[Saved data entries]
------------------------------------

__device__ __forceinline__ void l3_level(const uint8_t *__restrict__ itemI, const L3Lv &LI,
                                         const uint8_t *__restrict__ itemJ, const L3Lv &LJ,
                                         const LK3Params &prm, int level, bool scale_from_input, bool reuse,
                                         float px0, float py0, int sub_, uint32_t *slot, L3State &st, L3Slot &sl)
{
    const int sub = sub_;
    constexpr int WIN = L3_WIN;
    const float halfWin = (float)(WIN - 1) * 0.5f;
    const float FLT_SCALE = 1.f / (float)(1 << 20);
    const float W14 = (float)(1 << 14);
    const float lvl_scale = (float)(1. / (double)(1 << level));

    float prevx = px0 * lvl_scale, prevy = py0 * lvl_scale;
    float nextx, nexty;
    if (scale_from_input) { nextx = st.nx * lvl_scale; nexty = st.ny * lvl_scale; }
    else { nextx = st.nx * 2.f; nexty = st.ny * 2.f; }
    st.nx = nextx; st.ny = nexty;

    prevx -= halfWin; prevy -= halfWin;
    const int ipx = l3_floor(prevx), ipy = l3_floor(prevy);
    if (ipx < -WIN || ipx >= LI.w || ipy < -WIN || ipy >= LI.h) {
        if (level == 0) { st.status = 0; st.err = 0.f; }
        return;
    }
    st.visits++;
    float a = prevx - (float)ipx, b = prevy - (float)ipy;
    int iw00 = l3_round((1.f - a) * (1.f - b) * W14);
    int iw01 = l3_round(a * (1.f - b) * W14);
    int iw10 = l3_round((1.f - a) * b * W14);
    int iw11 = (1 << 14) - iw00 - iw01 - iw10;
    uint32_t W01 = pack_lo16(iw00, iw01), W23 = pack_lo16(iw10, iw11);

    l3_lds_sync();
    const uint8_t *iroi = itemI + LI.img_roi, *jroi = itemJ + LJ.img_roi;
    auto fetch_I = [&](uint32_t *dst, int ixa) {
        const int sub = l3_pin(sub_);
        const bool outside = ipy - 1 < -LI.pady || ipy - 1 + L3_IROWS - 1 > LI.h + LI.pady - 1;
        const bool clamp_rows = __builtin_amdgcn_ballot_w64(outside) != 0;
        const uint8_t *p0 = iroi + (long long)(ipy - 1 + sub) * LI.img_pitch + ixa;
        const long long step = 3LL * LI.img_pitch;
#pragma unroll
        for (int k = 0; k < 4; k++) {
            const uint8_t *p = p0 + k * step;
            if (clamp_rows) {
                int y = ipy - 1 + sub + 3 * k;
                y = y < -LI.pady ? -LI.pady : (y > LI.h + LI.pady - 1 ? LI.h + LI.pady - 1 : y);
                p = iroi + (long long)y * LI.img_pitch + ixa;
            }
            *(u32x4 *)(dst + 4 * sub + 12 * k) = *(const u32x4_a4 *)p;
        }
    };
    const uint32_t *tsrc;
    uint32_t ish;
    int jx0, jy0, jb;
    if (!reuse) {
        const int ixa = (ipx - 1) & ~3;
        ish = (uint32_t)((ipx - 1) - ixa);
        fetch_I(slot, ixa);
        tsrc = slot;
        sl.ax0 = ixa; sl.ay0 = ipy - 1;
        const float sx = nextx - halfWin, sy = nexty - halfWin;
        const int cx0 = l3_floor(fminf(fmaxf(sx, (float)(-WIN)), (float)(LJ.w - 1)));
        const int cy0 = l3_floor(fminf(fmaxf(sy, (float)(-WIN)), (float)(LJ.h - 1)));
        jx0 = cx0 - L3_NBH_R; jy0 = cy0 - L3_NBH_R; jb = 48;
        l3_fetch_J(slot, jroi, LJ, jx0, jy0, sub);
    } else {
        const int sx = ipx - 1 - sl.bx0, sy = ipy - 1 - sl.by0;
        const bool inB = (unsigned)sx <= 3u && (unsigned)sy <= (unsigned)(L3_JROWS - L3_IROWS);
        tsrc = slot + 48 + 4 * sy; ish = (uint32_t)sx;
        if (!inB) {
            const int ixa = (ipx - 1) & ~3;
            ish = (uint32_t)((ipx - 1) - ixa);
            fetch_I(slot + 48, ixa);
            tsrc = slot + 48;
        }
        jx0 = sl.ax0; jy0 = sl.ay0; jb = 0;
    }
    l3_lds_sync();

    L3Tmpl T;
    T.cIX = 0; T.cIY = 0;
    int s11 = 0, s12 = 0, s22 = 0;
    {
        const int r0 = 3 * l3_pin(sub);
        auto load_row = [&](int m, uint32_t (&e)[6]) {
            const u32x3_a1 w = *(const u32x3_a1 *)((const uint8_t *)(tsrc + 4 * (r0 + m)) + ish);
            const uint32_t d0 = w.x, d1 = w.y, d2 = w.z;
            e[0] = bytes01(d0); e[1] = bytes23(d0); e[2] = bytes01(d1); e[3] = bytes23(d1); e[4] = bytes01(d2); e[5] = bytes23(d2);
        };
        const bool border = ipx < 0 || ipx + WIN >= LI.w || ipy + r0 < 0 || ipy + r0 + 3 >= LI.h;
        const bool any_border = __builtin_amdgcn_ballot_w64(border) != 0;
        auto deriv_row = [&](auto border_tag, int d, const uint32_t (&ea)[6], const uint32_t (&eb)[6], const uint32_t (&ec)[6], uint32_t (&dx)[5], uint32_t (&dy)[5]) {
            uint32_t T0[6], T1[6];
#pragma unroll
            for (int i = 0; i < 6; i++) {
                T0[i] = pk_add(pk_mul(pk_add(ea[i], ec[i]), 12), pk_mul(eb[i], 40));
                T1[i] = pk_sub(ec[i], ea[i]);
            }
#pragma unroll
            for (int i = 0; i < 5; i++) {
                dx[i] = pk_sub(T0[i + 1], T0[i]);
                dy[i] = pk_add(pk_mul(pk_add(T1[i], T1[i + 1]), 12), pk_mul(odd_pair(T1[i + 1], T1[i]), 40));
            }
            if constexpr (decltype(border_tag)::value) {
                const int Yd = ipy + r0 + d;
                const bool yin = Yd >= 0 && Yd < LI.h;
                const uint32_t mlo = (uint32_t)l3_pin(0x0000FFFF), mhi = (uint32_t)l3_pin((int)0xFFFF0000u);
#pragma unroll
                for (int i = 0; i < 5; i++) {
                    const int X = ipx + 2 * i;
                    const uint32_t mk = ((yin && X >= 0 && X < LI.w) ? mlo : 0u) | ((yin && X + 1 >= 0 && X + 1 < LI.w) ? mhi : 0u);
                    dx[i] &= mk; dy[i] &= mk;
                }
            }
        };
        auto window_row = [&](int j, const uint32_t (&et)[6], const uint32_t (&eb)[6], const uint32_t (&dxt)[5], const uint32_t (&dyt)[5],
                              const uint32_t (&dxb)[5], const uint32_t (&dyb)[5]) {
            auto taps = [&](int x, int &iv, int &xv, int &yv) {
                const int k = x + 1;
                const uint32_t pt = (k & 1) ? odd_pair(et[(k >> 1) + 1], et[k >> 1]) : et[k >> 1];
                const uint32_t pb = (k & 1) ? odd_pair(eb[(k >> 1) + 1], eb[k >> 1]) : eb[k >> 1];
                iv = dot2(pt, W01, dot2r(pb, W23));
                const uint32_t xt = (x & 1) ? odd_pair(dxt[(x >> 1) + 1], dxt[x >> 1]) : dxt[x >> 1];
                const uint32_t xb = (x & 1) ? odd_pair(dxb[(x >> 1) + 1], dxb[x >> 1]) : dxb[x >> 1];
                const uint32_t yt = (x & 1) ? odd_pair(dyt[(x >> 1) + 1], dyt[x >> 1]) : dyt[x >> 1];
                const uint32_t yb = (x & 1) ? odd_pair(dyb[(x >> 1) + 1], dyb[x >> 1]) : dyb[x >> 1];
                xv = dot2(xt, W01, dot2h(xb, W23));
                yv = dot2(yt, W01, dot2h(yb, W23));
            };
#pragma unroll
            for (int t = 0; t < 5; t++) {
                int i0, x0, y0, i1 = 256, x1 = 0, y1 = 0;
                taps(2 * t, i0, x0, y0);
                if (2 * t + 1 < WIN) taps(2 * t + 1, i1, x1, y1);
                const uint32_t Ipair = shr9_pair(i0, i1);
                T.X[j][t] = hi16_pair(x0, x1);
                T.Y[j][t] = hi16_pair(y0, y1);
                if (j == 0 && t == 0) {
                    s11 = dot2z(T.X[j][t], T.X[j][t]);
                    s12 = dot2z(T.X[j][t], T.Y[j][t]);
                    s22 = dot2z(T.Y[j][t], T.Y[j][t]);
                    T.cIX = dot2z(Ipair, T.X[j][t]);
                    T.cIY = dot2z(Ipair, T.Y[j][t]);
                    continue;
                }
                s11 = dot2(T.X[j][t], T.X[j][t], s11);
                s12 = dot2(T.X[j][t], T.Y[j][t], s12);
                s22 = dot2(T.Y[j][t], T.Y[j][t], s22);
                T.cIX = dot2(Ipair, T.X[j][t], T.cIX);
                T.cIY = dot2(Ipair, T.Y[j][t], T.cIY);
            }
        };
        uint32_t E0[6], E1[6], E2[6], E3[6], DXa[5], DYa[5], DXb[5], DYb[5];
        auto build = [&](auto bt) {
        load_row(0, E0); load_row(1, E1); load_row(2, E2);
        deriv_row(bt, 0, E0, E1, E2, DXa, DYa);
        load_row(3, E3);
        deriv_row(bt, 1, E1, E2, E3, DXb, DYb);
        window_row(0, E1, E2, DXa, DYa, DXb, DYb);
        load_row(4, E0);
        deriv_row(bt, 2, E2, E3, E0, DXa, DYa);
        window_row(1, E2, E3, DXb, DYb, DXa, DYa);
        load_row(5, E1);
        deriv_row(bt, 3, E3, E0, E1, DXb, DYb);
        window_row(2, E3, E0, DXa, DYa, DXb, DYb);
        };
        if (any_border) build(std::true_type());
        else build(std::false_type());
    }
    const float A11 = l3_sum3_f32(s11, sub) * FLT_SCALE;
    const float A12 = l3_sum3_f32(s12, sub) * FLT_SCALE;
    const float A22 = l3_sum3_f32(s22, sub) * FLT_SCALE;
    float D = A11 * A22 - A12 * A12;
    const float minEig = (A22 + A11 - sqrtf((A11 - A22) * (A11 - A22) + 4.f * A12 * A12)) / (float)(2 * WIN * WIN);
    if (prm.flags & OV2_LK_GET_MIN_EIGENVALS) st.err = minEig;
    if (minEig < prm.min_eig_th || D < FLT_EPSILON) {
        if (level == 0) st.status = 0;
        return;
    }
    D = 1.f / D;
    nextx -= halfWin; nexty -= halfWin;
    float pdx = 0.f, pdy = 0.f;
    int it = 0;
    bool active = prm.max_iter > 0;
    while (__builtin_amdgcn_ballot_w64(active) != 0) {
        if (active) {
            const int inx = l3_floor(nextx), iny = l3_floor(nexty);
            const bool oob = inx < -WIN || inx >= LJ.w || iny < -WIN || iny >= LJ.h;
            if (oob) {
                if (level == 0) st.status = 0;
                active = false;
            } else {
                st.iters++;
                a = nextx - (float)inx; b = nexty - (float)iny;
                iw00 = l3_round((1.f - a) * (1.f - b) * W14);
                iw01 = l3_round(a * (1.f - b) * W14);
                iw10 = l3_round((1.f - a) * b * W14);
                iw11 = (1 << 14) - iw00 - iw01 - iw10;
                W01 = pack_lo16(iw00, iw01); W23 = pack_lo16(iw10, iw11);
                int ox = inx - jx0, oy = iny - jy0;
                if ((unsigned)ox > (unsigned)(2 * L3_NBH_R) || (unsigned)oy > (jb ? (unsigned)(2 * L3_NBH_R) : (unsigned)(L3_IROWS - L3_WIN - 1))) {
                    jx0 = inx - L3_NBH_R; jy0 = iny - L3_NBH_R; jb = 48;
                    l3_lds_sync();
                    l3_fetch_J(slot, jroi, LJ, jx0, jy0, sub);
                    l3_lds_sync();
                    ox = L3_NBH_R; oy = L3_NBH_R;
                }
                uint32_t P[4][9];
                const uint8_t *s0 = (const uint8_t *)(slot + jb + 4 * (oy + 3 * sub)) + ox;
#pragma unroll
                for (int m = 0; m < 4; m++) {
                    const u32x3_a1 w = *(const u32x3_a1 *)(s0 + 16 * m);
                    const uint32_t d0 = w.x, d1 = w.y, d2 = w.z;
                    P[m][0] = bytes01(d0); P[m][2] = bytes23(d0); P[m][4] = bytes01(d1); P[m][6] = bytes23(d1); P[m][8] = bytes01(d2);
                    P[m][1] = odd_pair(P[m][2], P[m][0]); P[m][3] = odd_pair(P[m][4], P[m][2]);
                    P[m][5] = odd_pair(P[m][6], P[m][4]); P[m][7] = odd_pair(P[m][8], P[m][6]);
                }
                const int nIX = -T.cIX, nIY = -T.cIY;
                int sb1, sb2;
#pragma unroll
                for (int j = 0; j < L3_RPL; j++) {
                    int v[WIN + 1];
#pragma unroll
                    for (int x = 0; x < WIN; x++) v[x] = dot2(P[j][x], W01, dot2r(P[j + 1][x], W23));
                    v[WIN] = 0;
#pragma unroll
                    for (int t = 0; t < 5; t++) {
                        const uint32_t Jpair = shr9_pair(v[2 * t], v[2 * t + 1]);
                        sb1 = (j == 0 && t == 0) ? dot2a(Jpair, T.X[j][t], nIX) : dot2(Jpair, T.X[j][t], sb1);
                        sb2 = (j == 0 && t == 0) ? dot2a(Jpair, T.Y[j][t], nIY) : dot2(Jpair, T.Y[j][t], sb2);
                    }
                }
                const float b1 = l3_sum3_f32(sb1, sub) * FLT_SCALE;
                const float b2 = l3_sum3_f32(sb2, sub) * FLT_SCALE;
                const float dx = (A12 * b2 - A22 * b1) * D;
                const float dy = (A12 * b1 - A11 * b2) * D;
                nextx += dx; nexty += dy;
                const bool conv_eps = (double)dx * (double)dx + (double)dy * (double)dy <= prm.eps2;
                const bool conv_osc = !conv_eps && it > 0 && fabs((double)(dx + pdx)) < 0.01 && fabs((double)(dy + pdy)) < 0.01;
                st.nx = nextx + halfWin - (conv_osc ? dx * 0.5f : 0.f);
                st.ny = nexty + halfWin - (conv_osc ? dy * 0.5f : 0.f);
                pdx = dx; pdy = dy;
                it++;
                active = !conv_eps && !conv_osc && it < prm.max_iter;
            }
        }
    }
    sl.bx0 = jx0; sl.by0 = jy0;
}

------------------------------------

# DIRECTIONS FOR THIS TASK
From the entries above, show each line that includes the string "step".

# EXERCISE RESULT
        const long long step = 3LL * LI.img_pitch;
            const uint8_t *p = p0 + k * step;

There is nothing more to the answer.